On January 6, 1850, a 15-year-old young man wandered into the Primitive Methodist Chapel of Colchester. A snowstorm prevented him from attending church with his father. Apparently, the snow was so severe that the pastor of this little Methodist chapel didn't even show up that day! That young man huslted inside still carrying his burden of sin that he did not realize was soon to be lifted. "At last, a very thin-looking man, a shoemaker, or tailor, or something of that sort, went up into the pulpit to preach." This man preached the text of Isaiah 45:22 and exhorted this teenager, one Charles Haddon Spurgeon, to look to Christ and be saved. This 'sermon' lasted all of about 10 minutes, but see how Spurgeon recounts the impact of what this man said to him that morning:
lifting up his hands, [the man] shouted, as only a Primitive Methodist could do, "Young man, look to Jesus Christ. Look! Look! Look! You have nothin' to do but to look and live." I saw at once the way of salvation. I know not what else he said,—I did not take much notice of it,—I was so possessed with that one thought. Like as when the brazen serpent was lifted up, the people only looked and were healed, so it was with me. I had been waiting to do fifty things, but when I heard that word, "Look!" what a charming word it seemed to me! Oh! I looked until I could almost have looked my eyes away. There and then the cloud was gone, the darkness had rolled away, and that moment I saw the sun; and I could have risen that instant, and sung with the most enthusiastic of them, of the precious blood of Christ, and the simple faith which looks alone to Him. Oh, that somebody had told me this before, "Trust Christ, and you shall be saved." Yet it was, no doubt, all wisely ordered, and now I can say,— "Ever since by faith I saw the stream Thy flowing wounds supply, Redeeming love has been my theme, And shall be till I die."
It's probable you've heard this conversion story before as it has been written about many times and was spoken of in Spurgeon's own sermons and works quite frequently. But as I consider this wonderful story once again, I think of 4 important lessons we can take away from it to apply to our own lives and ministries today:
The Persistence of Godly Impressions
While it is true that Spurgeon attributes his conversion to a single moment in time, January 6, 1850, it is also true that he gives credit to godly impressions that happened long before then to bring him to that point of repentance and faith on that cold snowy morning. Particularly, he gives credit to his mother's impact on his early years. She would pray for him, instruct him in the Scriptures, and implore he and his siblings to rest their souls upon Jesus.

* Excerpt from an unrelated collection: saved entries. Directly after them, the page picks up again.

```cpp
#pragma unroll 1
    for (int k = 0; k < n_mine; k++) {
        const int64_t b = (int64_t)blockIdx.x + (int64_t)k * gridDim.x;
        unsigned char *xw = reinterpret_cast<unsigned char *>(x + (b * kT + tok0) * C);
        unsigned ent0 = 0, ent1 = 0;
        if constexpr (TAB == 2) {
            unsigned l16p = lane16;
            asm volatile("" : "+v"(l16p));
            const unsigned char *tk = tokens + b * kT + tok0;
            const unsigned tt_p = (l16p >> 4) & 15u;
            unsigned id0, id1;
            asm volatile("global_load_ubyte %0, %1, %2" : "=v"(id0) : "v"(tt_p), "s"(tk) : "memory");
            asm volatile("global_load_ubyte %0, %1, %2 offset:16" : "=v"(id1) : "v"(tt_p), "s"(tk) : "memory");
            asm volatile("s_waitcnt vmcnt(0)" : "+v"(id0), "+v"(id1) : : "memory");
            ent0 = ((unsigned)tok0 + tt_p) * 67u + id0;
            ent1 = ((unsigned)tok0 + 16u + tt_p) * 67u + id1;
        } else {
            unsigned l16p = lane16;
            asm volatile("" : "+v"(l16p));
            const unsigned xoff_p = (l16p >> 8) * 1024 + ((l16p >> 4) & 15u) * 32;
            f32x4 xr[32];
            if constexpr (EMB) {
                const unsigned char *tk = tokens + b * kT + tok0;
                const unsigned tt_p = (l16p >> 4) & 15u;
                unsigned id0, id1;
                asm volatile("global_load_ubyte %0, %1, %2" : "=v"(id0) : "v"(tt_p), "s"(tk) : "memory");
                asm volatile("global_load_ubyte %0, %1, %2 offset:16" : "=v"(id1) : "v"(tt_p), "s"(tk) : "memory");
                asm volatile("s_waitcnt vmcnt(0)" : "+v"(id0), "+v"(id1) : : "memory");
                const unsigned q32 = (l16p >> 8) * 32u;
                const unsigned ve0 = (((unsigned)tok0 + tt_p) * 67u + id0) * 1024u + q32;
                const unsigned ve1 = (((unsigned)tok0 + 16u + tt_p) * 67u + id1) * 1024u + q32;
                const unsigned char *eb = reinterpret_cast<const unsigned char *>(etab);
#pragma unroll
                for (int i = 0; i < 32; i++) {
                    if (((i >> 1) & 1) == 0)
                        asm volatile("global_load_dwordx4 %0, %1, %2 offset:%3" : "=v"(xr[2 * (i >> 2) + (i & 1)]) : "v"(ve0), "s"(eb), "n"((i >> 2) * 128 + (i & 1) * 16) : "memory");
                    else
                        asm volatile("global_load_dwordx4 %0, %1, %2 offset:%3" : "=v"(xr[2 * (8 + (i >> 2)) + (i & 1)]) : "v"(ve1), "s"(eb), "n"((i >> 2) * 128 + (i & 1) * 16) : "memory");
                }
            } else {
#pragma unroll
            for (int i = 0; i < 32; i++) {
                const unsigned char *xq = xw + (i >> 2) * 4096;
                asm volatile("global_load_dwordx4 %0, %1, %2 offset:%3" : "=v"(xr[2 * (8 * ((i >> 1) & 1) + (i >> 2)) + (i & 1)]) : "v"(xoff_p), "s"(xq), "n"(((i >> 1) & 1) * 512 + (i & 1) * 16) : "memory");
            }
            }
            asm volatile("s_waitcnt vmcnt(0)" : "+v"(xr[0]), "+v"(xr[1]), "+v"(xr[2]), "+v"(xr[3]), "+v"(xr[4]), "+v"(xr[5]), "+v"(xr[6]), "+v"(xr[7]) : : "memory");
            asm volatile("" : "+v"(xr[8]), "+v"(xr[9]), "+v"(xr[10]), "+v"(xr[11]), "+v"(xr[12]), "+v"(xr[13]), "+v"(xr[14]), "+v"(xr[15]));
            asm volatile("" : "+v"(xr[16]), "+v"(xr[17]), "+v"(xr[18]), "+v"(xr[19]), "+v"(xr[20]), "+v"(xr[21]), "+v"(xr[22]), "+v"(xr[23]));
            asm volatile("" : "+v"(xr[24]), "+v"(xr[25]), "+v"(xr[26]), "+v"(xr[27]), "+v"(xr[28]), "+v"(xr[29]), "+v"(xr[30]), "+v"(xr[31]));
            if constexpr (EMB) {
#pragma unroll
                for (int i = 0; i < 32; i++) {
                    const unsigned char *xq = xw + (i >> 2) * 4096;
                    asm volatile("global_store_dwordx4 %0, %1, %2 offset:%3\n\ts_nop 1" ::"v"(xoff_p), "v"(xr[2 * (8 * ((i >> 1) & 1) + (i >> 2)) + (i & 1)]), "s"(xq), "n"(((i >> 1) & 1) * 512 + (i & 1) * 16) : "memory");
                }
            }
            float rstd[2];
#pragma unroll
            for (int tg = 0; tg < 2; tg++) {
                float sm = 0.f;
#pragma unroll
                for (int i = 0; i < 16; i++) sm += (xr[16 * tg + i][0] + xr[16 * tg + i][1]) + (xr[16 * tg + i][2] + xr[16 * tg + i][3]);
                const float mean = fold4(sm) * (1.0f / (float)C);
                float qv = 0.f;
#pragma unroll
                for (int i = 0; i < 16; i++)
#pragma unroll
                    for (int e = 0; e < 4; e++) { const float d = xr[16 * tg + i][e] - mean; xr[16 * tg + i][e] = d; qv = fmaf(d, d, qv); }
                rstd[tg] = rsqrtf(fold4(qv) * (1.0f / (float)C) + 1e-5f);
            }
#pragma unroll
            for (int ks = 0; ks < KS; ks++) {
                float v0[4], v1[4];
#pragma unroll
                for (int e = 0; e < 4; e++) { v0[e] = xr[2 * ks][e] * rstd[ks >> 3]; v1[e] = xr[2 * ks + 1][e] * rstd[ks >> 3]; }
                u32x2 h0, l0, h1, l1;
                split4p<T, NP>(v0, h0, l0);
                split4p<T, NP>(v1, h1, l1);
                xn[ks][0][0] = h0[0]; xn[ks][0][1] = h0[1]; xn[ks][0][2] = h1[0]; xn[ks][0][3] = h1[1];
                xn[ks][1][0] = l0[0]; xn[ks][1][1] = l0[1]; xn[ks][1][2] = l1[0]; xn[ks][1][3] = l1[1];
                if ((ks & 1) == 1) __builtin_amdgcn_sched_barrier(0);
            }
        }
        if constexpr (TAB != 2) {
            lds_pair(nxt_addr, I0{}, wb[0][0]);
            lds_pair(nxt_addr, I1{}, wb[0][1]);
        }
        phase(2);

        auto head = [&](int hd, auto last_c) {
            constexpr bool LASTH = decltype(last_c)::value;
            unsigned l16 = lane16;
            asm volatile("" : "+v"(l16));
            const unsigned rr = (l16 >> 4) & 31u, hh = l16 >> 9;
            const unsigned kr_addr = sK + rr * KROW + hh * 16;
            const unsigned vr_addr = sV + rr * VROW + hh * 16;
            const unsigned tt = (l16 >> 4) & 15u, qq = l16 >> 8;
            const unsigned kw_addr = sK + ((unsigned)tok0 + tt) * KROW + qq * 16;
            const unsigned vw_addr = sV + tt * VROW + (unsigned)wave * 64 + (qq & 1u) * 16 + (qq >> 1) * 8;
            asm volatile("" : "=v"(qa), "=v"(ka));
            step_pair(I0{}, P4S{}, nothing, std::true_type{});
            step_pair(I1{}, P4S{}, nothing, std::true_type{});
            step_pair(I2{}, P4S{}, nothing, std::true_type{});
            step_pair(I3{}, P4{}, nothing, std::true_type{});
            u32x4 qf[2][2];
            if constexpr (QK_UNITS) {
#pragma unroll
                for (int g = 0; g < 16; g++) { qa[g] *= q_units; ka[g] *= k_units; }
// ... 12 lines not shown
#pragma unroll
                    for (int pl = 0; pl < NP; pl++)
                        asm volatile("global_store_dwordx4 %0, %1, %2 offset:%3\n\ts_nop 1" ::"v"(voff), "v"(qf[ks][pl]), "s"(table), "n"((ks * NP + pl) * 16) : "memory");
            }
            {
                u32x4 kp[2][2];
#pragma unroll
                for (int tg = 0; tg < 2; tg++) pack_octet(ka, tg, kp[tg]);
#pragma unroll
                for (int tg = 0; tg < 2; tg++)
#pragma unroll
                    for (int pl = 0; pl < NP; pl++)
                        asm volatile("ds_write_b128 %0, %1 offset:%2" ::"v"(kw_addr), "v"(kp[tg][pl]), "n"(pl * kT * KROW + tg * 16 * KROW) : "memory");
                if constexpr (TAB == 1) {
#pragma unroll
                    for (int tg = 0; tg < 2; tg++) {
                        const unsigned voff = (((unsigned)tok0 + 16u * tg + tt) * 67u * ENT) + (unsigned)b * ENT + (unsigned)hd * HB + 64 * NP + qq * (16 * NP);
#pragma unroll
                        for (int pl = 0; pl < NP; pl++)
                            asm volatile("global_store_dwordx4 %0, %1, %2 offset:%3\n\ts_nop 1" ::"v"(voff), "v"(kp[tg][pl]), "s"(table), "n"(pl * 16) : "memory");
                    }
                }
            }
            f32x16 va;
            auto step_v = [&](auto j_c, auto next_c) {
                constexpr int j = decltype(j_c)::value;
                smark();
                sync_wait(P4{});
                sync_issue();
                sphase(3);
                auto chunk = [&](auto c_c) {
                    constexpr int c = decltype(c_c)::value;
                    constexpr int kb = 4 * j + c;
                    chunk_body(c_c, next_c, [&](auto &&behind) { mma4(wb[c & 1][0], wb[c & 1][1], xn[kb], xn[8 + kb], va, std::true_type{}, std::integral_constant<bool, kb == 0>{}, behind); });
                    asm volatile("" : "+v"(va));
                };
                chunk(I0{}); chunk(I1{}); chunk(I2{}); chunk(I3{});
                sphase(5);
            };
            step_v(I0{}, std::true_type{});
            step_v(I1{}, std::false_type{});
            if constexpr (LASTH) {
#pragma unroll
                for (int hh2 = 0; hh2 < 7; hh2++)
#pragma unroll
                    for (int tg = 0; tg < 2; tg++)
#pragma unroll
                        for (int pl = 0; pl < NP; pl++) {
                            const unsigned char *p = sp_wave + (size_t)hh2 * (size_t)(2 * NP * 1024);
                            asm volatile("global_load_dwordx4 %0, %1, %2 offset:%3" : "=v"(xn[8 * tg + hh2][pl]) : "v"(lane16), "s"(p), "n"((tg * NP + pl) * 1024) : "memory");
                        }
            }
            {
#pragma unroll
                for (int sl = 0; sl < 4; sl++) {
                    u32x2 vp[2];
                    unsigned a0, b0, a1, b1;
                    split2p<T, NP>(va[4 * sl], va[4 * sl + 1], a0, b0);
                    split2p<T, NP>(va[4 * sl + 2], va[4 * sl + 3], a1, b1);
                    vp[0][0] = a0; vp[0][1] = a1; vp[1][0] = b0; vp[1][1] = b1;
#pragma unroll
                    for (int pl = 0; pl < NP; pl++)
                        asm volatile("ds_write_b64 %0, %1 offset:%2" ::"v"(vw_addr), "v"(vp[pl]), "n"(pl * HS * VROW + (sl & 1) * 16 * VROW + (sl >> 1) * 32) : "memory");
                    if constexpr (TAB == 1) {
#pragma unroll
                        for (int i = 0; i < 4; i++) {
                            const unsigned voff = (((unsigned)tok0 + 16u * (sl >> 1) + 4u * qq + i) * 67u * ENT) + (unsigned)b * ENT + (unsigned)hd * HB + 128 * NP +
// ... 83 lines not shown
                    for (int j = 0; j < 8; j++) {
                        if (j & 1) asm volatile("ds_write_b16_d16_hi %0, %1 offset:%2" ::"v"(vt_addr), "v"(vq[tg][pl][j >> 1]), "n"(pl * HS * VROW + j * VROW + tg * 32) : "memory");
                        else asm volatile("ds_write_b16 %0, %1 offset:%2" ::"v"(vt_addr), "v"(vq[tg][pl][j >> 1]), "n"(pl * HS * VROW + j * VROW + tg * 32) : "memory");
                    }
                }
            asm volatile("s_waitcnt lgkmcnt(0)" ::: "memory");
            __builtin_amdgcn_s_barrier();
            f32x16 o;
            float l_run = 0.f;
            attention_tiles<T, NP, KROW, VROW, HS>(kr_addr, vr_addr, qf, lane, o, l_run);
            const float inv = inv_scale / l_run;
#pragma unroll
            for (int g = 0; g < 16; g++) o[g] *= inv;
#pragma unroll
            for (int g = 0; g < 8; g++) { float a = o[g], b2 = o[8 + g]; asm volatile("s_nop 1\n\tv_permlane16_swap_b32 %0, %1" : "+v"(a), "+v"(b2)); o[g] = a; o[8 + g] = b2; }
#pragma unroll
            for (int k2 = 0; k2 < 7; k2++)
#pragma unroll
                for (int pl = 0; pl < NP; pl++) { xn[k2][pl] = xn[k2 + 1][pl]; xn[8 + k2][pl] = xn[9 + k2][pl]; }
            pack_octet(o, 0, xn[7]);
            pack_octet(o, 1, xn[15]);
        };
        if constexpr (TAB == 2) {
#pragma unroll 1
            for (int hd = 0; hd < NH; hd++) head_t(hd);
            lds_pair(nxt_addr, I0{}, wb[0][0]);
            lds_pair(nxt_addr, I1{}, wb[0][1]);
        } else {
#pragma unroll 1
            for (int hd = 0; hd < NH - 1; hd++) head(hd, std::false_type{});
            head(NH - 1, std::true_type{});
        }

        auto tail = [&](int t, auto first_c, auto last_c) {
            constexpr bool FIRST = decltype(first_c)::value, LASTT = decltype(last_c)::value;
            asm volatile("" : "=v"(qa), "=v"(ka));
            unsigned l16t = lane16;
            asm volatile("" : "+v"(l16t));
            const unsigned xoff_t = (l16t >> 9) * 1024 + ((l16t >> 4) & 15u) * 32 + ((l16t >> 8) & 1u) * 16;
            const unsigned qq_t = l16t >> 8;
            f32x4 xs[4][2];
            unsigned char *xp = xw + (size_t)t * 8192;
            constexpr int OTHERS = 8;
            auto requests = [&]() {
                if constexpr (TAB == 2) {
                    const unsigned r0 = ent0 * (C * 4) + (unsigned)t * 256 + qq_t * 16, r1 = ent1 * (C * 4) + (unsigned)t * 256 + qq_t * 16;
                    const unsigned char *eb = reinterpret_cast<const unsigned char *>(etab);
#pragma unroll
                    for (int fgl = 0; fgl < 4; fgl++) {
                        asm volatile("global_load_dwordx4 %0, %1, %2 offset:%3" : "=v"(xs[fgl][0]) : "v"(r0), "s"(eb), "n"(fgl * 64) : "memory");
                        asm volatile("global_load_dwordx4 %0, %1, %2 offset:%3" : "=v"(xs[fgl][1]) : "v"(r1), "s"(eb), "n"(fgl * 64) : "memory");
                    }
                    return;
                }
#pragma unroll
                for (int fgl = 0; fgl < 4; fgl++)
#pragma unroll
                    for (int tg = 0; tg < 2; tg++)
                        asm volatile("global_load_dwordx4 %0, %1, %2 offset:%3" : "=v"(xs[fgl][tg]) : "v"(xoff_t), "s"(xp + (fgl >> 1) * 4096), "n"((fgl & 1) * 2048 + tg * 512) : "memory");
            };
            step_pair(I0{}, std::integral_constant<int, 2 * PW + (FIRST ? (TAB == 2 ? 0 : NYLD) : 8)>{}, requests, std::true_type{});
            step_pair(I1{}, std::integral_constant<int, 2 * PW + 8 + OTHERS>{}, nothing, std::true_type{});
            step_pair(I2{}, std::integral_constant<int, 2 * PW + 8 + OTHERS>{}, nothing, std::true_type{});
            step_pair(I3{}, P4{}, nothing, std::integral_constant<bool, !LASTT>{});
            phase(5);
            asm volatile("s_waitcnt vmcnt(%[n])" : "+v"(xs[0][0]), "+v"(xs[0][1]), "+v"(xs[1][0]), "+v"(xs[1][1]), "+v"(xs[2][0]), "+v"(xs[2][1]), "+v"(xs[3][0]), "+v"(xs[3][1])
                         : [n] "n"(4 * PW) : "memory");
#pragma unroll
            for (int fgl = 0; fgl < 4; fgl++)
#pragma unroll
                for (int tg = 0; tg < 2; tg++) {
                    f32x4 v;
#pragma unroll
                    for (int e = 0; e < 4; e++) v[e] = fmaf((fgl < 2 ? qa : ka)[4 * (2 * tg + (fgl & 1)) + e], inv_proj, xs[fgl][tg][e]);
                    asm volatile("global_store_dwordx4 %0, %1, %2 offset:%3\n\ts_nop 1" ::"v"(xoff_t), "v"(v), "s"(xp + (fgl >> 1) * 4096), "n"((fgl & 1) * 2048 + tg * 512) : "memory");
                }
            phase(6);
        };
        {
            asm volatile("s_waitcnt vmcnt(0)" : "+v"(xn[0][0]), "+v"(xn[0][1]), "+v"(xn[1][0]), "+v"(xn[1][1]), "+v"(xn[2][0]), "+v"(xn[2][1]), "+v"(xn[3][0]), "+v"(xn[3][1]),
                         "+v"(xn[4][0]), "+v"(xn[4][1]), "+v"(xn[5][0]), "+v"(xn[5][1]), "+v"(xn[6][0]), "+v"(xn[6][1]) : : "memory");
            asm volatile("" : "+v"(xn[8][0]), "+v"(xn[8][1]), "+v"(xn[9][0]), "+v"(xn[9][1]), "+v"(xn[10][0]), "+v"(xn[10][1]), "+v"(xn[11][0]), "+v"(xn[11][1]),
                         "+v"(xn[12][0]), "+v"(xn[12][1]), "+v"(xn[13][0]), "+v"(xn[13][1]), "+v"(xn[14][0]), "+v"(xn[14][1]));
            asm volatile("" : "+v"(xn[7][0]), "+v"(xn[7][1]), "+v"(xn[15][0]), "+v"(xn[15][1]));
        }
        tail(0, std::true_type{}, std::false_type{});
#pragma unroll 1
        for (int t = 1; t < 3; t++) tail(t, std::false_type{}, std::false_type{});
        tail(3, std::false_type{}, std::true_type{});
    }
    asm volatile("s_waitcnt vmcnt(0)" ::: "memory");
    if constexpr (STAMPS != 0) {
        if (lane == 0 && ((wave == 0 && STAMPS != 3) || (STAMPS == 2 && wave == 4) || (STAMPS == 3 && wave == 4))) {
            ts[7] = wall_clock64();
#pragma unroll
            for (int i = 0; i < 8; i++) stamps[((size_t)blockIdx.x * (STAMPS == 2 ? 2 : 1) + (STAMPS == 2 ? (wave >> 2) : 0)) * 8 + i] = ts[i];
        }
    }
}

}
}
```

What an encouragement this is to parents and others who are faithfully and persistently sharing the gospel with others! Persistence pays off. No, we may not always witness the fruit of our labors but we can believe that it is important to impress upon those around us the truth of the gospel and implore them to seek the mercy of Christ for the forgiveness of their sins. Perhaps you've done this 9,999 times. But who knows whether or not the 10,000th time will be the time the sinner turns to Jesus?
Truly we believe in the necessity of God's gracious calling upon a sinner's life but we also know God works through means. And years of being called to repentance and faith by his own mother prepared Spurgeon for that day when the gospel light finally broke through. Keep pressing on! Be persistent in godly impressions upon those around you. It matters.
The Providence of Great Inconvenience
I believe in the meticulous providence of God. That not a single snowflake falls but under His sovereign will and guidance. A snowstorm! How inconvenient! What work had to be stopped that day! How many souls were prevented from attending their desired place of worship that Sunday! And yet, through this great inconvenience, the greatest baptist preacher in the history of Christianity, was brought to faith in Christ.
The point? Let us be ever ready to see God's hand in the everyday things in our lives. From the snowstorms to the flat tires. Have you considered whether or not you might not be placed in a certain situation for 'such a time as this (Esther 4:14)'? This poor 'shoemaker' (as Spurgeon called him) didn't wake up on that Sunday prepared to give a sermon, and yet he rose to the occasion and exhorted his hearers to look to Christ and be saved. Wow. You don't know what today holds, what the weekend holds, what next month holds. But will you be ready to rise to the occasion as God gives opportunity and in particular be ready to point sinners to Jesus?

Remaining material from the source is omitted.